Worksheet 7#

You are encouraged to work in groups of up to 3 total students, but each student should make their own submission on Canvas. (It’s fine for everyone in the group to have the same upload.)

Preparing the data#

  • Import the attached Spotify dataset as df using the pandas function read_csv.

  • Look at the first few rows in the DataFrame. Which columns look like they should be numeric?

  • Evaluate df.dtypes, and notice that only a few of these columns are actually numeric.

The problem is that missing values are specified in an unusual way in this dataset, and pandas does not recognize them as missing.

  • Evaluate the function pd.to_numeric on the “Energy” column in df. Look at the error message. It is telling you what the problematic values are.

(There is a better way to do this, using df.replace, but the approach suggested here gives some practice with applymap, with lambda functions, and with the Python operator ??? if ??? else ???.)

  • Using the following template, replace these problematic values with the Not a Number value defined in NumPy. If the input x is not missing, it should be left unchanged.

df2 = df.applymap(lambda x: ??? if x == ??? else ???)
  • Define first_col = "Popularity" and last_col = "Valence".

  • Using apply and a suitable axis argument, apply the pd.to_numeric function to each column from first_col to last_col.

(Comment 0. Use df2.loc[???] = df2.loc[???].apply(???, axis=???) so that the values in df2 get changed. Comment 1. Slicing with loc is one of the few examples in Python where the right endpoint is included. Comment 2. Neither the column labels nor the row labels are getting changed in this case, so my explanation for whether to use axis=0 or axis=1 does not quite apply. But imagine we were applying sum instead of pd.to_numeric, that would collapse the whole column down to a single number, and so the row labels would be changing.)

  • Import the is_numeric_dtype and is_string_dtype functions from pandas.api.types. (You can do these both on the same line, separating the function names with commas.)

  • Using list comprehension and the function is_numeric_dtype, make a list of all the column names in df2 which have a numeric dtype now. Name this list num_list. (This list num_list should be a list of strings, not a list of pandas Series.)

  • Check your answer: num_list should have length 13 and the type of num_list[3] should be str.

  • Drop the rows which contain missing values, using the code df3 = df2.dropna(axis=???).

  • Check your answer. The DataFrame df3 should have 1545 rows and 23 columns.

Plotting the data#

  • Write a function make_chart which takes as input the name of a column c in df3, and as output returns an Altair scatter plot chart using "Energy" for the x-axis, using column c for the y-axis, and using "Danceability" for color.

  • Adjust the color scale to something more colorful in your definition of make_chart. You can either use the old syntax scale=alt.Scale(scheme=???) or the new syntax .scale(scheme=???), but if you want to use the new syntax, make sure you pip install the most recent version of Altair before importing Altair (you can always restart the notebook if you need to). Options for color scheme

  • Using list comprehension and the list num_list you made above, make a new list chart_list which contains make_chart(c) for every c in num_list.

  • Use the following code to make a new Altair chart, which has all of the previous charts vertically concatenated together.

(Comment.
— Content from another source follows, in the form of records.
+    def _layer(self, i: int, x: torch.Tensor, B: int, S: int,
+               lens: torch.Tensor) -> torch.Tensor:
+        cfg, w = self.cfg, self.w
+        nh, d = cfg.heads, cfg.head_dim
+        scale = d ** -0.5
+        p = f"layer.{i}."
+        qkv = K.gemm_nt(x, w[p + "qkv.w"], bias=w[p + "qkv.b"])
+        if self.use_fused_attn:
+            qkv5 = qkv.view(B, S, 3, nh, d)
+            qv = qkv5[:, :, 0].permute(0, 2, 1, 3)
+            kv = qkv5[:, :, 1].permute(0, 2, 1, 3)
+            vv = qkv5[:, :, 2].permute(0, 2, 1, 3)
+            merged = K.attn_fused(qv, kv, vv, valid_len=lens, scale=scale,
+                                  out_merged=True)
+        else:
+            vl = lens.repeat_interleave(nh).contiguous()
+            q, k, vt = K.qkv_split(qkv, B, S, nh, nh, d)
+            scores = K.gemm_nt(q, k, out_f32=True, alpha=scale)
+            probs = K.softmax(scores, valid_len=vl)
+            ctx = K.gemm_nt(probs, vt)
+            merged = K.merge_heads(ctx, B, S, nh, d)
+        attn = K.gemm_nt(merged, w[p + "attn_out.w"],
+                         bias=w[p + "attn_out.b"])
+        x = K.layernorm(attn, w[p + "ln1.g"], w[p + "ln1.b"],
+                        residual=x, eps=cfg.eps)
+        h = K.gemm_nt(x, w[p + "ffn_in.w"], bias=w[p + "ffn_in.b"],
+                      act="gelu")
+        o = K.gemm_nt(h, w[p + "ffn_out.w"], bias=w[p + "ffn_out.b"])
+        return K.layernorm(o, w[p + "ln2.g"], w[p + "ln2.b"],
+                           residual=x, eps=cfg.eps)
+
     def forward(self, ids: torch.Tensor, lens: torch.Tensor) -> torch.Tensor:
+        ids = self._pad_ids(ids)
+        B, S = ids.shape
+        x = self._embed(ids)
+        lens = lens.contiguous()
+        for i in range(self.cfg.layers):
+            x = self._layer(i, x, B, S, lens)
+        return x.view(B, S, self.cfg.hidden)
+
+    def cls_tail_exact(self, B: int, S: int) -> bool:
+        H, F = self.cfg.hidden, self.cfg.ffn
+        return self.use_fused_attn and all(
+            K.gemm_route(B * S, N, Kd, 1) == "gemm"
+            for N, Kd in ((H, H), (F, H), (H, F)))
+
+    def forward_cls(self, ids: torch.Tensor,
+                    lens: torch.Tensor) -> torch.Tensor:
+        ids = self._pad_ids(ids)
+        B, S = ids.shape
+        if not self.cls_tail_exact(B, S):
+            return self.forward(ids, lens)[:, 0].contiguous()
         cfg, w = self.cfg, self.w
-        B, S = ids.shape
-        if S % 32 != 0:
-            pad = 32 - S % 32
-            ids = torch.nn.functional.pad(ids, (0, pad))
-            S += pad
         H, nh, d = cfg.hidden, cfg.heads, cfg.head_dim
-        pos_ids = torch.arange(S, device=ids.device, dtype=torch.int32)\
-            .repeat(B)
-        x = K.gather(w["embed.word"], ids.reshape(-1))
-        x = K.add(x, K.gather(w["embed.pos"], pos_ids))
-        x = K.layernorm(x, w["embed.ln.g"], w["embed.ln.b"], eps=cfg.eps)
-
-        vl = lens.repeat_interleave(nh).contiguous()
-        scale = d ** -0.5
-        vl_b = lens.contiguous()
-        for i in range(cfg.layers):
-            p = f"layer.{i}."
-            qkv = K.gemm_nt(x, w[p + "qkv.w"], bias=w[p + "qkv.b"])
-            if self.use_fused_attn:
-                qkv5 = qkv.view(B, S, 3, nh, d)
-                qv = qkv5[:, :, 0].permute(0, 2, 1, 3)
-                kv = qkv5[:, :, 1].permute(0, 2, 1, 3)
-                vv = qkv5[:, :, 2].permute(0, 2, 1, 3)
-                ctx = K.attn_fused(qv, kv, vv, valid_len=vl_b, scale=scale)
-            else:
-                q, k, vt = K.qkv_split(qkv, B, S, nh, nh, d)
-                scores = K.gemm_nt(q, k, out_f32=True, alpha=scale)
-                probs = K.softmax(scores, valid_len=vl)
-                ctx = K.gemm_nt(probs, vt)
-            merged = K.merge_heads(ctx, B, S, nh, d)
-            attn = K.gemm_nt(merged, w[p + "attn_out.w"],
-                             bias=w[p + "attn_out.b"])
-            x = K.layernorm(attn, w[p + "ln1.g"], w[p + "ln1.b"],
-                            residual=x, eps=cfg.eps)
-            h = K.gemm_nt(x, w[p + "ffn_in.w"], bias=w[p + "ffn_in.b"],
-                          act="gelu")
-            o = K.gemm_nt(h, w[p + "ffn_out.w"], bias=w[p + "ffn_out.b"])
-            x = K.layernorm(o, w[p + "ln2.g"], w[p + "ln2.b"],
-                            residual=x, eps=cfg.eps)
-        return x.view(B, S, H)
+        x = self._embed(ids)
+        lens = lens.contiguous()
+        for i in range(cfg.layers - 1):
+            x = self._layer(i, x, B, S, lens)
+        p = f"layer.{cfg.layers - 1}."
+        qkv5 = K.gemm_nt(x, w[p + "qkv.w"], bias=w[p + "qkv.b"])\
+            .view(B, S, 3, nh, d)
+        merged = K.attn_fused(qkv5[:, 0:1, 0].permute(0, 2, 1, 3),
+                              qkv5[:, :, 1].permute(0, 2, 1, 3),
+                              qkv5[:, :, 2].permute(0, 2, 1, 3),
+                              valid_len=lens, scale=d ** -0.5,
+                              out_merged=True)
+        attn = K.gemm_nt(merged, w[p + "attn_out.w"],
+                         bias=w[p + "attn_out.b"], route="gemm")
+        x = K.layernorm(attn, w[p + "ln1.g"], w[p + "ln1.b"],
+                        residual=x.view(B, S, H)[:, 0], eps=cfg.eps)
+        h = K.gemm_nt(x, w[p + "ffn_in.w"], bias=w[p + "ffn_in.b"],
+                      act="gelu", route="gemm")
+        o = K.gemm_nt(h, w[p + "ffn_out.w"], bias=w[p + "ffn_out.b"],
+                      route="gemm")
+        return K.layernorm(o, w[p + "ln2.g"], w[p + "ln2.b"],
+                           residual=x, eps=cfg.eps)
 
     def forward_reference(self, ids: torch.Tensor,
                           lens: torch.Tensor) -> torch.Tensor:
diff --git a/infomesh_amd/models/encoder.py b/infomesh_amd/models/encoder.py
--- a/infomesh_amd/models/encoder.py
+++ b/infomesh_amd/models/encoder.py
@@ -28,8 +28,8 @@
 
     def _encode_impl(self, ids: torch.Tensor,
                      lens: torch.Tensor) -> torch.Tensor:
-        hidden = self.bert.forward(ids, lens)
-        return K.pool(hidden, lens, mode="cls", l2=True)
+        cls = self.bert.forward_cls(ids, lens)
+        return K.pool(cls.unsqueeze(1), lens, mode="cls", l2=True)
 
     def encode_ids(self, ids: torch.Tensor, lens: torch.Tensor) -> torch.Tensor:
         return self._graphed(ids, lens)
diff --git a/infomesh_amd/models/phi3.py b/infomesh_amd/models/phi3.py
--- a/infomesh_amd/models/phi3.py
+++ b/infomesh_amd/models/phi3.py
@@ -120,9 +120,10 @@
             self.k_cache[i][:B, :, :S] = kh.view(B, nkv, S, d)
             self.v_cache[i][:B, :, :S] = v_view
             if fused:
-                ctx = K.attn_fused(qh.view(B, nh, S, d),
-                                   kh.view(B, nkv, S, d), v_view,
-                                   causal=True, scale=scale)
+                merged = K.attn_fused(qh.view(B, nh, S, d),
+                                      kh.view(B, nkv, S, d), v_view,
+                                      causal=True, scale=scale,
+                                      out_merged=True)
             else:
                 if nh != nkv:
                     rep = nh // nkv
@@ -135,7 +136,7 @@
                 scores = K.gemm_nt(qh, kh, out_f32=True, alpha=scale)
                 probs = K.softmax(scores, causal=True)
                 ctx = K.gemm_nt(probs, vt)
-            merged = K.merge_heads(ctx, B, S, nh, d)
+                merged = K.merge_heads(ctx, B, S, nh, d)
             attn = K.gemm_nt(merged, self.w[p + "o.w"])
             x = K.add(x, attn)
             h2 = K.rmsnorm(x, self.w[p + "ln2.g"], eps=cfg.eps)
diff --git a/infomesh_amd/models/reranker.py b/infomesh_amd/models/reranker.py
--- a/infomesh_amd/models/reranker.py
+++ b/infomesh_amd/models/reranker.py
@@ -26,8 +26,9 @@
         self.cls_b = torch.zeros(1, device=device)
 
     def score_ids(self, ids: torch.Tensor, lens: torch.Tensor) -> torch.Tensor:
-        hidden = self.bert.forward(ids, lens)
-        cls = K.pool(hidden, lens, mode="cls", l2=False)
+        hidden = self.bert.forward_cls(ids, lens)
+        cls = K.pool(hidden.unsqueeze(1), lens, mode="cls",
+                     l2=False)
         logits = K.gemm_nt(cls.bfloat16(), self.cls_w, bias=self.cls_b,
                            out_f32=True)
         return logits.view(-1)
diff --git a/infomesh_amd/ops/_ext.py b/infomesh_amd/ops/_ext.py
--- a/infomesh_amd/ops/_ext.py
+++ b/infomesh_amd/ops/_ext.py
@@ -62,7 +62,14 @@
                             c_void_p, c_int, c_int, c_int, c_int, c_int,
                             c_int, c_long, c_long, c_long, c_long, c_long,
                             c_long, c_long, c_long, c_long,
-                            c_int, c_float, c_void_p],
+                            c_long, c_long, c_long,
+                            c_int, c_float, c_int, c_void_p],
+    "infomesh_layernorm_rs": [c_void_p, c_void_p, c_long, c_void_p,
+                              c_void_p, c_void_p, c_void_p, c_long, c_int,
+                              c_float, c_void_p],
+    "infomesh_embed_layernorm": [c_void_p, c_void_p, c_void_p, c_void_p,
+                                 c_void_p, c_void_p, c_long, c_int, c_int,
+                                 c_float, c_void_p],
     "infomesh_kv_append": [c_void_p, c_void_p, c_void_p, c_void_p,
                            c_void_p, c_int, c_int, c_int, c_int, c_void_p],
     "infomesh_dense_scores": [c_void_p, c_void_p, c_void_p,
diff --git a/infomesh_amd/ops/csrc/attn_fused.hip b/infomesh_amd/ops/csrc/attn_fused.hip
--- a/infomesh_amd/ops/csrc/attn_fused.hip
+++ b/infomesh_amd/ops/csrc/attn_fused.hip
@@ -1,27 +1,32 @@
 #include "common.h"
 
-#define QTILE 64
 #define KTILE 64
-#define VPAD 72
+#define KTILE_SHORT 32
 
 struct TensorView {
   const bf16* ptr;
   long bs, hs, rs;
 };
+struct OutView {
+  bf16* ptr;
+  long bs, hs, rs;
+};
 
 namespace {
 
-template <int D>
-__global__ __launch_bounds__(256) void attn_fused_kernel(
+template <int D, int KT, int NW>
+__global__ __launch_bounds__(NW * 64) void attn_fused_kernel(
     TensorView Q, TensorView K, TensorView V,
     const int* __restrict__ valid_len,
-    bf16* __restrict__ O, int nhq, int nhk,
+    OutView O, int nhq, int nhk,
     int Sq, int Sk, int causal, float scale) {
-  __shared__ bf16 k_lds[KTILE][D];
+  constexpr int QT = NW * 16;
+  constexpr int VPAD = KT + 8;
+  __shared__ bf16 k_lds[KT][D];
   __shared__ bf16 vt_lds[D][VPAD];
-  __shared__ bf16 p_lds[4][16][KTILE];
+  __shared__ bf16 p_lds[NW][16][KT];
   const int g = blockIdx.y;
-  const int q0 = blockIdx.x * QTILE;
+  const int q0 = blockIdx.x * QT;
   const int lane = threadIdx.x & 63;
   const int wid = threadIdx.x >> 6;
   const int b = g / nhq, hq = g % nhq;
@@ -54,14 +59,14 @@
 
   int kv_limit = limit_all;
   if (causal) {
-    const int max_q = min(q0 + QTILE - 1, Sq - 1);
+    const int max_q = min(q0 + QT - 1, Sq - 1);
     kv_limit = min(kv_limit, max_q + (Sk - Sq) + 1);
   }
 
-  for (int kv0 = 0; kv0 < kv_limit; kv0 += KTILE) {
+  for (int kv0 = 0; kv0 < kv_limit; kv0 += KT) {
     {
       const int perrow = D / 8;
-      for (int t = threadIdx.x; t < KTILE * perrow; t += 256) {
+      for (int t = threadIdx.x; t < KT * perrow; t += NW * 64) {
         const int key = t / perrow, dc = (t % perrow) * 8;
         const int src = min(kv0 + key, Sk - 1);
         *reinterpret_cast<bf16x8*>(&k_lds[key][dc]) =
@@ -74,9 +79,9 @@
     }
     __syncthreads();
 
-    f32x4 s_chunk[KTILE / 16];
-#pragma unroll
-    for (int kc = 0; kc < KTILE / 16; ++kc) {
+    f32x4 s_chunk[KT / 16];
+#pragma unroll
+    for (int kc = 0; kc < KT / 16; ++kc) {
       f32x4 acc = f32x4{0.f, 0.f, 0.f, 0.f};
 #pragma unroll
       for (int f = 0; f < D / 32; ++f) {
@@ -92,7 +97,7 @@
 #pragma unroll
     for (int r = 0; r < 4; ++r) tile_max[r] = -INFINITY;
 #pragma unroll
-    for (int kc = 0; kc < KTILE / 16; ++kc) {
+    for (int kc = 0; kc < KT / 16; ++kc) {
       const int key = kv0 + kc * 16 + ccol;
       const bool key_ok = key < limit_all;
 #pragma unroll
@@ -122,7 +127,7 @@
     }
     float row_sum[4] = {0.f, 0.f, 0.f, 0.f};
 #pragma unroll
-    for (int kc = 0; kc < KTILE / 16; ++kc) {
+    for (int kc = 0; kc < KT / 16; ++kc) {
 #pragma unroll
       for (int r = 0; r < 4; ++r) {
         const float p = (s_chunk[kc][r] > -INFINITY && m_run[r] > -INFINITY)
@@ -145,7 +150,7 @@
       for (int r = 0; r < 4; ++r) o_acc[f][r] *= alpha[r];
 
 #pragma unroll
-    for (int kc = 0; kc < KTILE / 16; ++kc)
+    for (int kc = 0; kc < KT / 16; ++kc)
 #pragma unroll
       for (int r = 0; r < 4; ++r)
         p_lds[wid][crow0 + r][kc * 16 + ccol] = f2bf(s_chunk[kc][r]);
@@ -153,7 +158,7 @@
 #pragma unroll
     for (int f = 0; f < D / 16; ++f) {
 #pragma unroll
-      for (int ks = 0; ks < KTILE / 32; ++ks) {
+      for (int ks = 0; ks < KT / 32; ++ks) {
         const bf16x8 pf = *reinterpret_cast<const bf16x8*>(
             &p_lds[wid][qrow_f][ks * 32 + kslice * 8]);
         const bf16x8 vf = *reinterpret_cast<const bf16x8*>(
@@ -165,6 +170,7 @@
     __syncthreads();
   }
 
+  bf16* Og = O.ptr + (long)b * O.bs + (long)hq * O.hs;
 #pragma unroll
   for (int f = 0; f < D / 16; ++f) {
 #pragma unroll
@@ -172,10 +178,18 @@
       const int qrow = q0 + wid * 16 + crow0 + r;
       if (qrow >= Sq) continue;
       const float inv = l_run[r] > 0.f ? 1.0f / l_run[r] : 0.f;
-      O[(long)g * Sq * D + (long)qrow * D + f * 16 + ccol] =
-          f2bf(o_acc[f][r] * inv);
-    }
-  }
+      Og[(long)qrow * O.rs + f * 16 + ccol] = f2bf(o_acc[f][r] * inv);
+    }
+  }
+}
+
+template <int D, int KT, int NW>
+void launch(hipStream_t s, TensorView q, TensorView k, TensorView v,
+            const int* valid_len, OutView o, int B, int nhq, int nhk,
+            int Sq, int Sk, int causal, float scale) {
+  dim3 grid((Sq + NW * 16 - 1) / (NW * 16), B * nhq), block(NW * 64);
+  hipLaunchKernelGGL((attn_fused_kernel<D, KT, NW>), grid, block, 0, s,
+                     q, k, v, valid_len, o, nhq, nhk, Sq, Sk, causal, scale);
 }
 
 }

This * before chart_list is performing what is called “list unpacking”. Rather than giving alt.vconcat a single input value, a list, we are giving it 13 separate input values. In other words, alt.vconcat(*chart_list) is the same as alt.vconcat(chart_list[0], chart_list[1], ..., chart_list[12]).)
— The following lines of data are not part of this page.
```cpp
struct ConvMode {
    int mode;
    bool (*supports)(int H, int W);
    size_t (*layer_bytes)();
    void (*pack)(const float* w_mid, int n_mid, void* out);
    int (*layer)(const ConvLayerArgs& a);
    int (*debug_clock)(const ConvLayerArgs& a, int reps, std::vector<double>& cycles, std::vector<double>& ticks);
    bool fuses_last;
};

inline int check_plain_conv(const ConvLayerArgs& a) {
    PNP_CHECK_ARG(a.w44_override == nullptr, "w44_override needs the F(4x4,3x3) kernel (mode 5)");
    PNP_CHECK_ARG(a.part == nullptr, "the fused last layer needs the F(4x4,3x3) kernel (mode 5) and ReLU");
    return PNP_OK;
}

template <typename F>
int read_stamps(hipStream_t s, int nwg, int per_wg, F&& launch, std::vector<unsigned long long>& h, std::vector<double>& cycles,
                std::vector<double>& ticks) {
    unsigned long long* d = nullptr;
    PNP_CHECK_HIP(hipMalloc(&d, (size_t)nwg * per_wg * sizeof(*d)));
    h.resize((size_t)nwg * per_wg);
    const int rc = launch(d);
    hipError_t e = rc != PNP_OK ? hipSuccess : hipMemcpyAsync(h.data(), d, h.size() * sizeof(*d), hipMemcpyDeviceToHost, s);
    if (rc == PNP_OK && e == hipSuccess) e = hipStreamSynchronize(s);
    (void)hipFree(d);
    if (rc != PNP_OK) return rc;
    PNP_CHECK_HIP(e);
    for (int i = 0; i < nwg; ++i) { cycles.push_back((double)h[(size_t)per_wg * i]); ticks.push_back((double)h[(size_t)per_wg * i + 1]); }
    return PNP_OK;
}

}
```

### pnp_svrg_amd/csrc/dncnn_wino44.hip

```cpp
#include "common.h"
#include "wino44.h"
#include "wino44_common.h"
#include "tilewalk.h"
#include <vector>
#include <utility>
#include <cstdlib>

namespace pnp {
namespace w44 {

using namespace w44c;

template <int NG_> struct Geo : HaloGeo<NG_> {
    static constexpr int NG = NG_;
    static constexpr int VPL = 128 * NG;
    static constexpr int VBUF = 36 * VPL;
    static constexpr int LDS_FLOATS = 2 * HaloGeo<NG_>::DBUF + 2 * VBUF;
    static constexpr int NQ_AGPR = NG == 2 ? 64 : 36;
    static constexpr bool in_agpr(int g, int xi) { return g * 36 + xi < NQ_AGPR; }
};
constexpr int URING = 18;

#define PNP_MFMA_PRE ""
#define PNP_MFMA_POST ""
template <bool AG> __device__ __forceinline__ void mfma(f32x4& acc, float w, float v) {
    if (AG) asm volatile(PNP_MFMA_PRE "v_mfma_f32_16x16x4_f32 %0, %1, %2, %0" PNP_MFMA_POST : "+a"(acc) : "v"(w), "v"(v));
    else asm volatile(PNP_MFMA_PRE "v_mfma_f32_16x16x4_f32 %0, %1, %2, %0" PNP_MFMA_POST : "+v"(acc) : "v"(w), "v"(v));
}
template <bool AG> __device__ __forceinline__ void mfma_first(f32x4& acc, float w, float v) {
    if (AG) asm volatile("v_mfma_f32_16x16x4_f32 %0, %1, %2, 0" PNP_MFMA_POST : "=&a"(acc) : "v"(w), "v"(v));
    else asm volatile("v_mfma_f32_16x16x4_f32 %0, %1, %2, 0" PNP_MFMA_POST : "=&v"(acc) : "v"(w), "v"(v));
}
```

total_chart = alt.vconcat(*chart_list)
  • Display this vconcat chart (just evaluate total_chart in its own cell) and make sure it looks reasonable. You should see 13 distinct Altair charts, arranged vertically.
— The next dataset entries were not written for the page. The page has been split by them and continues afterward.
int launch_conv_stem64(ConvParams &p, int cus, hipStream_t stream) {
    const int tiles_x = (p.Wo + c64::TWX - 1) / c64::TWX, tiles_y = (p.Ho + c64::TH - 1) / c64::TH;
    const long long nt = (long long)p.N * tiles_x * tiles_y;
    if (nt > 0x7fffffffll) return RYOLO_EINVAL;
    RYOLO_CONV_DRY_RUN(RYOLO_CONV_KERNEL_STEM64);
    int grid = (2 * cus) & ~7;
    if (grid < 8) grid = 8;
    if (p.stat_part) return launch_stem64<true, RYOLO_ACT_LINEAR>(p, grid, tiles_x, tiles_y, (int)nt, stream);
    if (p.act == RYOLO_ACT_LEAKY) return launch_stem64<false, RYOLO_ACT_LEAKY>(p, grid, tiles_x, tiles_y, (int)nt, stream);
    if (p.act == RYOLO_ACT_MISH) return launch_stem64<false, RYOLO_ACT_MISH>(p, grid, tiles_x, tiles_y, (int)nt, stream);
    return launch_stem64<false, RYOLO_ACT_LINEAR>(p, grid, tiles_x, tiles_y, (int)nt, stream);
}

struct DgTile128 {
    static constexpr int TH = 8, TW = 32;
    static constexpr int PH = TH / 2 + 1, PW = TW / 2 + 1, NPIX = PH * PW;
    static constexpr int NPIECE = (NPIX + 3) / 4;
    static constexpr int PPW = (NPIECE + 3) / 4, BUF = PPW * 4 * 1024;
};

__global__ void __launch_bounds__(256, 2) dgrad3x3_s2_c128_kernel(const DgS2Params p) {
    using T = DgTile128;
    extern __shared__ __attribute__((aligned(16))) char smem[];
    const int tid = threadIdx.x, lane = tid & 63;
    const int wave = __builtin_amdgcn_readfirstlane(tid >> 6);
    const int fr = lane & 15, g = lane >> 4;
    const int q8 = p.ntiles >> 3, r8 = p.ntiles & 7, xcd = blockIdx.x & 7, loc = blockIdx.x >> 3, nloc = gridDim.x >> 3;
    const int start = xcd < r8 ? xcd * (q8 + 1) : r8 * (q8 + 1) + (xcd - r8) * q8;
    const int len = q8 + (xcd < r8 ? 1 : 0);
    bf16x8 wf[9][4];
    {
        constexpr int NCLS = 4;
        const __bf16 *img = p.w;
        int t0 = 0;
#pragma unroll
        for (int cls = 0; cls < NCLS; cls++) {
            const int nt = cls == 0 ? 1 : (cls == 3 ? 4 : 2), kpad = nt * 128;
#pragma unroll
            for (int t = 0; t < 4; t++) {
                if (t >= nt) break;
#pragma unroll
                for (int ks = 0; ks < 4; ks++) wf[t0 + t][ks] = *(const bf16x8 *)(img + (size_t)(wave * 16 + fr) * kpad + t * 128 + ks * 32 + g * 8);
            }
            t0 += nt;
            img += 128 * kpad + 128;
        }
    }
    const int tiles_img = p.tiles_x * p.tiles_y;
    auto fill = [&](int id, char *buf) {
        const int img = id / tiles_img, rem = id - img * tiles_img;
        const int ty = rem / p.tiles_x, tx = rem - ty * p.tiles_x;
        const int h0 = ty * (T::TH / 2), w0 = tx * (T::TW / 2);
#pragma unroll 2
        for (int j = 0; j < T::PPW; j++) {
            const int piece = wave * T::PPW + j;
            const int q = piece * 4 + (lane >> 4);
            const int prow = q / T::PW, pcol = q - prow * T::PW;
            const int ho = h0 + prow, wo = w0 + pcol;
            const bool ok = q < T::NPIX && (unsigned)ho < (unsigned)p.Ho && (unsigned)wo < (unsigned)p.Wo;
            const int chunk = (lane & 15) ^ (pcol & 15);
            const int off = (((img * p.Ho + ho) * p.Wo + wo) * p.dz_cs + chunk * 8) * 2;
            buffer_load_lds16(p.dz, p.dz_bytes, buf + piece * 1024, ok ? off : (int)0x80000000, 0);
        }
    };
    typedef __attribute__((ext_vector_type(2))) unsigned int u32x2;
    int cur = 0;
    if (loc < len) fill(start + loc, smem);
    for (int i = loc; i < len; i += nloc) {
        const int id = start + i;
        const int img = id / tiles_img, rem = id - img * tiles_img;
        const int ty = rem / p.tiles_x, tx = rem - ty * p.tiles_x;
        const int hi0 = ty * T::TH, wi0 = tx * T::TW;
        asm volatile("s_waitcnt vmcnt(0)" ::: "memory");
        __syncthreads();
        if (i + nloc < len) fill(id + nloc, smem + (cur ^ 1) * T::BUF);
        const char *patch = smem + cur * T::BUF;
        cur ^= 1;
        auto group = [&](auto Ac, auto Bc, auto T0c, int r) {
            constexpr int A = decltype(Ac)::value, B = decltype(Bc)::value, T0 = decltype(T0c)::value;
            constexpr int NTA = A ? 2 : 1, NTB = B ? 2 : 1;
            const int hi = hi0 + r, wi = wi0 + 2 * fr + B;
            const bool ok = hi < p.H && wi < p.W;
            const size_t m = ((size_t)img * p.H + hi) * p.W + wi;
            const int coff = wave * 16 + g * 4;
            u32x2 rv = u32x2{0u, 0u};
            if (p.res && ok) rv = *(const u32x2 *)(p.res + m * p.dx_cs + coff);
            f32x4 acc = f32x4{0.f, 0.f, 0.f, 0.f};
#pragma unroll
            for (int ta = 0; ta < NTA; ta++)
#pragma unroll
                for (int tb = 0; tb < NTB; tb++) {
                    const int prow = (r - A) / 2 + (A ? ta : 0), pcol = fr + (B ? tb : 0);
                    const char *px = patch + (prow * T::PW + pcol) * 256;
                    const int sw = pcol & 15;
#pragma unroll
                    for (int ks = 0; ks < 4; ks++) {
                        const bf16x8 xf = *(const bf16x8 *)(px + (((g + 4 * ks) ^ sw) << 4));
                        acc = __builtin_amdgcn_mfma_f32_16x16x32_bf16(wf[T0 + ta * NTB + tb][ks], xf, acc, 0, 0, 0);
                    }
                }
            bf16x4 o;
#pragma unroll
            for (int rr = 0; rr < 4; rr++) o[rr] = (__bf16)acc[rr];
            if (p.res) {
                const bf16x4 rb = __builtin_bit_cast(bf16x4, rv);
#pragma unroll
                for (int rr = 0; rr < 4; rr++) o[rr] = (__bf16)((float)o[rr] + (float)rb[rr]);
            }
            if (ok) {
                u32x2 *dst = (u32x2 *)(p.dx + m * p.dx_cs + coff);
                if (p.nt_out) __builtin_nontemporal_store(__builtin_bit_cast(u32x2, o), dst);
                else *dst = __builtin_bit_cast(u32x2, o);
            }
        };
        {
#pragma unroll
            for (int rp = 0; rp < T::TH / 2; rp++) {
                group(ic<0>{}, ic<0>{}, ic<0>{}, 2 * rp);
                group(ic<0>{}, ic<1>{}, ic<1>{}, 2 * rp);
                group(ic<1>{}, ic<0>{}, ic<3>{}, 2 * rp + 1);
                group(ic<1>{}, ic<1>{}, ic<5>{}, 2 * rp + 1);
            }
        }
    }
}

Sample quiz or midterm questions. (You don’t need to answer these, but they are good practice questions.)

  • Why does one of the charts show just a diagonal line?

  • Why do the colors in one of the charts look so much more regular than in the others?

  • If you wanted to know which song was represented at the very top-left of the “Speechiness” chart, how would you find it?

  • What is a major difference between the chart produced above and a facet chart?

Submission#

  • Save the chart as a json file using the following code and upload that json file to Canvas.

with open("total_chart_file.json", "w") as f:
    f.write(total_chart.to_json())
  • If you want to check that the json file is correct, open it locally on your computer (it is too big to open on Deepnote) and copy-paste the contents into the Vega Editor then click Run at the top.

Reminder#

Every group member needs to submit this on Canvas (even if you all submit the same file).